Task requirements:
For every line that contains the string "find", pull that line out of the material below.

Data for this task:
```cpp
int umx_hip_infer_segment_async(umx_hip_ctx *ctx, const float *audio_host, int n, float *const out_host[4], unsigned flags)
{
    if (!ctx || !audio_host || !out_host)
    {
        if (ctx)
            ctx->set_error("infer_segment: bad arguments");
        return UMX_ERR_ARG;
    }
    return umx_hip_infer_batch_async(ctx, 1, &audio_host, &n, out_host, flags);
}

int umx_hip_infer_segment(umx_hip_ctx *ctx, const float *audio_host, int n, float *const out_host[4], unsigned flags)
{
    if (int rc = umx_hip_infer_segment_async(ctx, audio_host, n, out_host, flags))
        return rc;
    return umx_hip_sync(ctx);
}

void *umx_hip_stream_handle(umx_hip_ctx *ctx) { return ctx ? (void *)ctx->slot[ctx->cur].stream : nullptr; }
int umx_hip_nb_frames(const umx_hip_ctx *ctx) { return ctx ? ctx->T : 0; }
int umx_hip_segment_samples(const umx_hip_ctx *ctx) { return ctx ? ctx->N : 0; }
int umx_hip_hidden(const umx_hip_ctx *ctx) { return ctx ? ctx->H : 0; }

long umx_hip_read_tap(umx_hip_ctx *ctx, const char *what, int target, float *dst, size_t cap)
{
    if (!ctx || !what || target < 0 || target > 3)
        return -1;
    std::string w = what;
    const int T = ctx->T, H = ctx->H;
    int which = ctx->cur, lane = 0;
    {
        const size_t hash = w.find('#');
        if (hash != std::string::npos)
        {
            lane = atoi(w.c_str() + hash + 1);
            const size_t at = w.find('@', hash);
            w = w.substr(0, hash) + (at == std::string::npos ? "" : w.substr(at));
            if (lane < 0 || lane >= ctx->B)
                return -1;
        }
    }
    if (w.size() > 2 && w[w.size() - 2] == '@')
    {
        which = w.back() - '0';
        w = w.substr(0, w.size() - 2);
        if (which < 0 || which >= ctx->nslots)
            return -1;
    }
    const Lane &sl = ctx->slot[which].lane[lane];
    const void *src = nullptr;
    size_t nfl = 0, src_ld = 0, rows = 0, cols = 0;
    int computed = 0;
    if (w == "spec") { src = sl.spec; nfl = (size_t)2 * 2 * T * NBINS; }
    else if (w == "mix_mag") { src = sl.spec; computed = 1; nfl = (size_t)2 * T * NBINS; }
    else if (w == "x") { src = sl.x; nfl = (size_t)T * KX; }
    else if (w == "fc1") { src = sl.ta[target].cat; rows = T; cols = H; src_ld = 2 * H; nfl = rows * cols; }
    else if (w == "lstm") { src = sl.ta[target].cat + H; rows = T; cols = H; src_ld = 2 * H; nfl = rows * cols; }
    else if (w == "lstm_l0") { src = sl.ta[target].la; nfl = (size_t)T * H; }
    else if (w == "lstm_l1") { src = sl.ta[target].lb; nfl = (size_t)T * H; }
    else if (w == "proj") { src = sl.ta[target].P; nfl = (size_t)T * 4 * H; }
    else if (w == "fc2") { src = sl.ta[target].a2; nfl = (size_t)T * H; }
    else if (w == "mask") { src = sl.ta[target].mag; computed = 3; nfl = (size_t)T * NOUT; }
    else if (w == "target_mag") { src = sl.ta[target].mag; computed = 2; nfl = (size_t)2 * T * NBINS; }
    else if (w == "y") { src = sl.y + (size_t)target * 2 * T * NBINS; nfl = (size_t)2 * 2 * T * NBINS; }
    else if (w == "max_abs") { src = sl.maxabs; nfl = 1; }
    else return -1;
    if ((w == "lstm" && !ctx->slot[which].lstm_rows_f32[2]) || (w == "lstm_l0" && !ctx->slot[which].lstm_rows_f32[0]) ||
        (w == "lstm_l1" && !ctx->slot[which].lstm_rows_f32[1]))
        return -2;
    if (!src)
        return -2;
    if (!dst)
        return (long)nfl;
    if (cap < nfl)
        return -3;
    if (ctx->sync_all() != UMX_OK)
        return -4;
    if (computed)
    {
        if (!ctx->tap_tmp && ctx->dalloc(&ctx->tap_tmp, (size_t)2 * T * NBINS) != UMX_OK)
            return -4;
        const unsigned blocks = (unsigned)((nfl + 255) / 256);
        if (computed == 1)
            hipLaunchKernelGGL(tap_mix_mag_kernel, dim3(blocks), dim3(256), 0, nullptr, sl.spec, nfl, ctx->tap_tmp);
        else if (computed == 2)
            hipLaunchKernelGGL(tap_target_mag_kernel, dim3(blocks), dim3(256), 0, nullptr, sl.spec, sl.ta[target].mag, nfl, ctx->tap_tmp);
        else
            hipLaunchKernelGGL(tap_mask_kernel, dim3(blocks), dim3(256), 0, nullptr, sl.ta[target].mag, T, ctx->tap_tmp);
        if (hipDeviceSynchronize() != hipSuccess)
            return -4;
        src = ctx->tap_tmp;
    }
    hipError_t e;
    if (rows)
        e = hipMemcpy2D(dst, cols * sizeof(float), src, src_ld * sizeof(float), cols * sizeof(float), rows,
                        hipMemcpyDeviceToHost);
    else
        e = hipMemcpy(dst, src, nfl * sizeof(float), hipMemcpyDeviceToHost);
    if (e != hipSuccess)
    {
        ctx->set_error(hipGetErrorString(e));
        return -4;
    }
    if (w == "max_abs")
    {
        unsigned bits;
        memcpy(&bits, dst, 4);
        float m;
        memcpy(&m, &bits, 4);
        dst[0] = std::max(1.0f, m / WIENER_SCALE);
    }
    return (long)nfl;
}

int umx_hip_stage_times_slot(umx_hip_ctx *ctx, int slot_index, const char **names, float *ms, int cap);
int umx_hip_stage_times(umx_hip_ctx *ctx, const char **names, float *ms, int cap)
{
    return ctx ? umx_hip_stage_times_slot(ctx, ctx->cur, names, ms, cap) : 0;
}

int umx_hip_stage_times_slot(umx_hip_ctx *ctx, int slot_index, const char **names, float *ms, int cap)
{
    if (!ctx || slot_index < 0 || slot_index >= ctx->nslots)
        return 0;
    Slot &sl = ctx->slot[slot_index];
    if (!sl.have_times || ctx->sync_all() != UMX_OK)
        return 0;
    int n = std::min(cap, (int)ST_COUNT);
    for (int i = 0; i < n; ++i)
    {
        float t = 0.f;
        (void)hipEventElapsedTime(&t, sl.ev[i], sl.ev[i + 1]);
        if (names)
            names[i] = kStageNames[i];
        if (ms)
            ms[i] = t;
    }
    return ST_COUNT;
}

int umx_hip_stage_kernel_times_slot(umx_hip_ctx *ctx, int slot_index, float *ms, int cap)
{
    if (ctx && slot_index < 0)
        slot_index = ctx->cur;
    if (!ctx || slot_index >= ctx->nslots)
        return 0;
    Slot &sl = ctx->slot[slot_index];
    if (!sl.have_times || ctx->sync_all() != UMX_OK)
        return 0;
    const int n = std::min(cap, (int)ST_COUNT);
    for (int i = 0; i < n; ++i)
    {
        float t = 0.f;
        (void)hipEventElapsedTime(&t, sl.evk_set[i] ? sl.evk[i] : sl.ev[i], sl.ev[i + 1]);
        if (ms)
            ms[i] = t;
    }
    return ST_COUNT;
}

const char *umx_hip_lstm_kernel_name(const umx_hip_ctx *ctx) { return ctx ? ctx->lstm_kernel_last : "none"; }

const char *umx_hip_gemm_kernel_name(const umx_hip_ctx *ctx, int mode) { return ctx && mode >= 0 && mode < 4 ? ctx->gemm_kernel_last[mode] : "none"; }

int umx_hip_lstm_was_persistent(const umx_hip_ctx *ctx) { return ctx && ctx->slot[ctx->cur].last_persistent ? 1 : 0; }

int umx_hip_lstm_mode(umx_hip_ctx *ctx)
{
    if (!ctx || !ctx->slot[ctx->cur].last_persistent)
        return 0;
    unsigned st[2] = {0, 0};
    const unsigned *src = ctx->slot[ctx->cur].status;
    if (ctx->sync_all() != UMX_OK || hipMemcpy(st, src, sizeof st, hipMemcpyDeviceToHost) != hipSuccess)
        return -1;
    return st[1] ? 2 : 1;
}

int umx_hip_debug_lstm_profile(umx_hip_ctx *ctx, unsigned long long *out48)
{
    if (!ctx || !out48)
        return UMX_ERR_ARG;
    if (ctx->sync_all() != UMX_OK ||
        hipMemcpy(out48, ctx->slot[ctx->cur].lprof, sizeof(unsigned long long) * 48, hipMemcpyDeviceToHost) != hipSuccess)
        return UMX_ERR_HIP;
    return UMX_OK;
}

int umx_hip_debug_lstm_placement(umx_hip_ctx *ctx, unsigned long long *out, int n)
{
    if (!ctx || !out || n < 0 || n > 960 + 64 * 8 * 5)
        return UMX_ERR_ARG;
    if (ctx->sync_all() != UMX_OK ||
        hipMemcpy(out, ctx->slot[ctx->cur].lprof + 64, sizeof(unsigned long long) * n, hipMemcpyDeviceToHost) != hipSuccess)
        return UMX_ERR_HIP;
    return UMX_OK;
}

}
```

Solution to this task:
        const size_t hash = w.find('#');
            const size_t at = w.find('@', hash);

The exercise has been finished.